## Listed entries:
:::::
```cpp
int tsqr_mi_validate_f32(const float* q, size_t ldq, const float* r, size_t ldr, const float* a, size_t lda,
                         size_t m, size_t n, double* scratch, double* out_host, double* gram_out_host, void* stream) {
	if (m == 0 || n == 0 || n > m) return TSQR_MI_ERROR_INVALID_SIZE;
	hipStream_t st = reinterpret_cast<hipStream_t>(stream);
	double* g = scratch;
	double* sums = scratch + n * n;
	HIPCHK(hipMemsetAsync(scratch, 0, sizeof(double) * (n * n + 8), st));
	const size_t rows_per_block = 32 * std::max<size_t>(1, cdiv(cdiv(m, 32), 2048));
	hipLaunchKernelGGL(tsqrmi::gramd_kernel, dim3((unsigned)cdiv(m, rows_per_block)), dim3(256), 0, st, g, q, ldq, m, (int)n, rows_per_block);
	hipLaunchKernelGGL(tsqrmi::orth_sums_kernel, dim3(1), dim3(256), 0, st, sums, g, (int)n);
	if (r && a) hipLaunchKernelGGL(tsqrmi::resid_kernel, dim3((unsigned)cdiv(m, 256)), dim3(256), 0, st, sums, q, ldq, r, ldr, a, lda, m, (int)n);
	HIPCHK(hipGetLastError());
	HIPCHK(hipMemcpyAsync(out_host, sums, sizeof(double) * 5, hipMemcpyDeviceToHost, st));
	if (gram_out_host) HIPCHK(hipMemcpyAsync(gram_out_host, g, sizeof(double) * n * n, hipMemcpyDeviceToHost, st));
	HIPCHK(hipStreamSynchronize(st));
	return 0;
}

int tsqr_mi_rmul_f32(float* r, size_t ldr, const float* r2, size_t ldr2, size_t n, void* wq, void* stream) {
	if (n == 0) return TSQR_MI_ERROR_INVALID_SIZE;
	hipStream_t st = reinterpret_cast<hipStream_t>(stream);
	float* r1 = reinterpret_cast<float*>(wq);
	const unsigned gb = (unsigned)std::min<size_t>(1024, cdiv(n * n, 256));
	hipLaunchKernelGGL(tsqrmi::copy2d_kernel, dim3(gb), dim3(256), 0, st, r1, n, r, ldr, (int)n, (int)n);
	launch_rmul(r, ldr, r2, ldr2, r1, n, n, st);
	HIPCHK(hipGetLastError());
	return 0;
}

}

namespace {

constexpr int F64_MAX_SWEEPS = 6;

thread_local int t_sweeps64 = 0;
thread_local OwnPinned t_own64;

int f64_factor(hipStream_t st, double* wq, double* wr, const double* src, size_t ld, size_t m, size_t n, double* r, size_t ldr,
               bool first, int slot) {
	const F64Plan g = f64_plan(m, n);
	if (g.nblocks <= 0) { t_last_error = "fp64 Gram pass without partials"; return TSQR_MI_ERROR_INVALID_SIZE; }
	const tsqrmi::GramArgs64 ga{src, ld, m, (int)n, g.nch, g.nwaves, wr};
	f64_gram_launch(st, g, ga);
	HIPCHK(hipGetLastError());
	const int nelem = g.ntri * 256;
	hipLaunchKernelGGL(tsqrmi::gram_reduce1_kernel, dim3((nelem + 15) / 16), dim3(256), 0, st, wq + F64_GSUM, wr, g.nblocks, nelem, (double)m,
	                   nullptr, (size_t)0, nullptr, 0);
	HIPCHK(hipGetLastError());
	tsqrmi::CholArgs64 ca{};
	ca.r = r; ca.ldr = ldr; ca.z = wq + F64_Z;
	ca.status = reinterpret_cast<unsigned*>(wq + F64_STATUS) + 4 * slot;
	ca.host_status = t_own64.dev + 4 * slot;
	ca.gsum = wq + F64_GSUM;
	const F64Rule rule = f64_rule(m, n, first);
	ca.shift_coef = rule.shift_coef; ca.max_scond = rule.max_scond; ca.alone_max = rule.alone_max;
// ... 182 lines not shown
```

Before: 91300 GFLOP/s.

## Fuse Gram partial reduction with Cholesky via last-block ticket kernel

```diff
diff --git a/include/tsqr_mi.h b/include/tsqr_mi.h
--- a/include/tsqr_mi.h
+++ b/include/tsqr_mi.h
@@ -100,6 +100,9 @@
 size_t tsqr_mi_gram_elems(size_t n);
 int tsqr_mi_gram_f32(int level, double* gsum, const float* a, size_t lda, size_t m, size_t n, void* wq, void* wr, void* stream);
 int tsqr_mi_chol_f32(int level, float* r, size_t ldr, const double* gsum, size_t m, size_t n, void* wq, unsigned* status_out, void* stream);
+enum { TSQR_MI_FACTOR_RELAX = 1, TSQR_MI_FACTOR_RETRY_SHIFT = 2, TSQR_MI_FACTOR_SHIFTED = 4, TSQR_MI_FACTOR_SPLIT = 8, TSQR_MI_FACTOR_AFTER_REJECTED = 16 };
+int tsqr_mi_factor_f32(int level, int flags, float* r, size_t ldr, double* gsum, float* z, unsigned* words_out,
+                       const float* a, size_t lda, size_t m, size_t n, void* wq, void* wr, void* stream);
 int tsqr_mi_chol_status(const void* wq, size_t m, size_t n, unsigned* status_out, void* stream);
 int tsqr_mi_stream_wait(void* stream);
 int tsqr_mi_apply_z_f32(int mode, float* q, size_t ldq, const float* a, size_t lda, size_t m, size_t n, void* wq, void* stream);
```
:::::
## What is required:
Read through the entries and copy each line in which "hipMemcpyAsync" appears.

## Answer section:
	HIPCHK(hipMemcpyAsync(out_host, sums, sizeof(double) * 5, hipMemcpyDeviceToHost, st));
	if (gram_out_host) HIPCHK(hipMemcpyAsync(gram_out_host, g, sizeof(double) * n * n, hipMemcpyDeviceToHost, st));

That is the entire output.